Return the records that follow, matching each one exactly.

* Extracted material

========

@@ -152,76 +193,102 @@
         }
         depth[r] = acc_d;
     }
-    const float gr = nh_mul(nh_sub(out_r, target[r * 3]), gscale);
-    const float gg = nh_mul(nh_sub(out_g, target[r * 3 + 1]), gscale);
-    const float gb = nh_mul(nh_sub(out_b, target[r * 3 + 2]), gscale);
+    const float gr = nh_mul(nh_sub(out_r, tgt_r), gscale);
+    const float gg = nh_mul(nh_sub(out_g, tgt_g), gscale);
+    const float gb = nh_mul(nh_sub(out_b, tgt_b), gscale);
     const float gd = 0.f;
     float gconst = 0.f;
     if (white_back) gconst -= (gr + gg + gb);
     __builtin_amdgcn_wave_barrier();
     float tail = 0.f;
-    const int nchunk = (S + 63) / 64;
-    for (int c = nchunk - 1; c >= 0; --c) {
-        const int i = c * 64 + lane;
-        const bool valid = i < S;
-        SampleTerms t{};
-        float T = 0.f, gw = 0.f;
-        if (valid) {
-            const float zi = zr[i];
-            const float zn = (i + 1 < S) ? zr[i + 1] : zi;
-            const float4 v = reinterpret_cast<const float4*>(raw)[r * S + i];
-            const float nz = noise ? nh_mul(noise[r * S + i], noise_std) : 0.f;
-            t = sample_terms(zi, zn, i == S - 1, dnorm, v.w, nz);
-            T = T_s[i];
-            const float w = t.alpha * T;
-            gw = gconst + 0.f;
-            gw += gr * v.x + gg * v.y + gb * v.z + gd * zi;
-            float* o = g_raw + (r * S + i) * 4;
-            o[0] = w * gr; o[1] = w * gg; o[2] = w * gb;
-        }
-        const float vv = valid ? gw * (t.alpha * T) : 0.f;
-        float incl = vv;
-#pragma unroll
-        for (int o = 1; o < 64; o <<= 1) {
-            const float tt = __shfl_down(incl, o, 64);
-            if (lane + o < 64) incl += tt;
-        }
-        const float suf = (incl - vv) + tail;
-        tail += __shfl(incl, 0, 64);
-        if (valid) {
-            const float g_alpha = gw * T - suf / t.sh;
-            const float g_sigma = t.on ? g_alpha * t.delta * t.e : 0.f;
-            g_raw[(r * S + i) * 4 + 3] = g_sigma;
-        }
-    }
-}
-
-template <int RAW_CH = 4>
-__device__ __forceinline__ void composite_weights_wave(const float* __restrict__ raw, const float* __restrict__ z,
+    const int ngroup = (S + 64 * NC - 1) / (64 * NC);
+    for (int g = ngroup - 1; g >= 0; --g) {
+        const int g0 = g * 64 * NC;
+        if (!one_group) in.load(raw, zr, noise, noise_std, r, S, g0, lane);
+#pragma unroll
+        for (int c = NC - 1; c >= 0; --c) {
+            const int i0 = g0 + 64 * c;
+            if (i0 >= S) continue;
+            const int i = i0 + lane;
+            const bool valid = i < S;
+            SampleTerms t{};
+            float T = 0.f, gw = 0.f;
+            if (valid) {
+                const float zi = in.zi[c];
+                const float4 v = in.v[c];
+                t = sample_terms(zi, in.zn[c], i == S - 1, dnorm, v.w, in.nz[c]);
+                T = T_s[i];
+                const float w = t.alpha * T;
+                gw = gconst + 0.f;
+                gw += gr * v.x + gg * v.y + gb * v.z + gd * zi;
+                float* o = g_raw + (r * S + i) * 4;
+                o[0] = w * gr; o[1] = w * gg; o[2] = w * gb;
+            }
+            const float vv = valid ? gw * (t.alpha * T) : 0.f;
+            float incl = vv;
+#pragma unroll
+            for (int o = 1; o < 64; o <<= 1) {
+                const float tt = __shfl_down(incl, o, 64);
+                if (lane + o < 64) incl += tt;
+            }
+            const float suf = (incl - vv) + tail;
+            tail += __shfl(incl, 0, 64);
+            if (valid) {
+                const float g_alpha = gw * T - suf / t.sh;
+                const float g_sigma = t.on ? g_alpha * t.delta * t.e : 0.f;
+                g_raw[(r * S + i) * 4 + 3] = g_sigma;
+            }
+        }
+    }
+}
+template <bool RGB_THROUGH = false>
+__device__ __forceinline__ void composite_train_wave(const float* __restrict__ raw, const float* __restrict__ z,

========

* Result of the exercise
@@ -152,76 +193,102 @@
         }
         depth[r] = acc_d;
     }
-    const float gr = nh_mul(nh_sub(out_r, target[r * 3]), gscale);
-    const float gg = nh_mul(nh_sub(out_g, target[r * 3 + 1]), gscale);
-    const float gb = nh_mul(nh_sub(out_b, target[r * 3 + 2]), gscale);
+    const float gr = nh_mul(nh_sub(out_r, tgt_r), gscale);
+    const float gg = nh_mul(nh_sub(out_g, tgt_g), gscale);
+    const float gb = nh_mul(nh_sub(out_b, tgt_b), gscale);
     const float gd = 0.f;
     float gconst = 0.f;
     if (white_back) gconst -= (gr + gg + gb);
     __builtin_amdgcn_wave_barrier();
     float tail = 0.f;
-    const int nchunk = (S + 63) / 64;
-    for (int c = nchunk - 1; c >= 0; --c) {
-        const int i = c * 64 + lane;
-        const bool valid = i < S;
-        SampleTerms t{};
-        float T = 0.f, gw = 0.f;
-        if (valid) {
-            const float zi = zr[i];
-            const float zn = (i + 1 < S) ? zr[i + 1] : zi;
-            const float4 v = reinterpret_cast<const float4*>(raw)[r * S + i];
-            const float nz = noise ? nh_mul(noise[r * S + i], noise_std) : 0.f;
-            t = sample_terms(zi, zn, i == S - 1, dnorm, v.w, nz);
-            T = T_s[i];
-            const float w = t.alpha * T;
-            gw = gconst + 0.f;
-            gw += gr * v.x + gg * v.y + gb * v.z + gd * zi;
-            float* o = g_raw + (r * S + i) * 4;
-            o[0] = w * gr; o[1] = w * gg; o[2] = w * gb;
-        }
-        const float vv = valid ? gw * (t.alpha * T) : 0.f;
-        float incl = vv;
-#pragma unroll
-        for (int o = 1; o < 64; o <<= 1) {
-            const float tt = __shfl_down(incl, o, 64);
-            if (lane + o < 64) incl += tt;
-        }
-        const float suf = (incl - vv) + tail;
-        tail += __shfl(incl, 0, 64);
-        if (valid) {
-            const float g_alpha = gw * T - suf / t.sh;
-            const float g_sigma = t.on ? g_alpha * t.delta * t.e : 0.f;
-            g_raw[(r * S + i) * 4 + 3] = g_sigma;
-        }
-    }
-}
-
-template <int RAW_CH = 4>
-__device__ __forceinline__ void composite_weights_wave(const float* __restrict__ raw, const float* __restrict__ z,
+    const int ngroup = (S + 64 * NC - 1) / (64 * NC);
+    for (int g = ngroup - 1; g >= 0; --g) {
+        const int g0 = g * 64 * NC;
+        if (!one_group) in.load(raw, zr, noise, noise_std, r, S, g0, lane);
+#pragma unroll
+        for (int c = NC - 1; c >= 0; --c) {
+            const int i0 = g0 + 64 * c;
+            if (i0 >= S) continue;
+            const int i = i0 + lane;
+            const bool valid = i < S;
+            SampleTerms t{};
+            float T = 0.f, gw = 0.f;
+            if (valid) {
+                const float zi = in.zi[c];
+                const float4 v = in.v[c];
+                t = sample_terms(zi, in.zn[c], i == S - 1, dnorm, v.w, in.nz[c]);
+                T = T_s[i];
+                const float w = t.alpha * T;
+                gw = gconst + 0.f;
+                gw += gr * v.x + gg * v.y + gb * v.z + gd * zi;
+                float* o = g_raw + (r * S + i) * 4;
+                o[0] = w * gr; o[1] = w * gg; o[2] = w * gb;
+            }
+            const float vv = valid ? gw * (t.alpha * T) : 0.f;
+            float incl = vv;
+#pragma unroll
+            for (int o = 1; o < 64; o <<= 1) {
+                const float tt = __shfl_down(incl, o, 64);
+                if (lane + o < 64) incl += tt;
+            }
+            const float suf = (incl - vv) + tail;
+            tail += __shfl(incl, 0, 64);
+            if (valid) {
+                const float g_alpha = gw * T - suf / t.sh;
+                const float g_sigma = t.on ? g_alpha * t.delta * t.e : 0.f;
+                g_raw[(r * S + i) * 4 + 3] = g_sigma;
+            }
+        }
+    }
+}
+template <bool RGB_THROUGH = false>
+__device__ __forceinline__ void composite_train_wave(const float* __restrict__ raw, const float* __restrict__ z,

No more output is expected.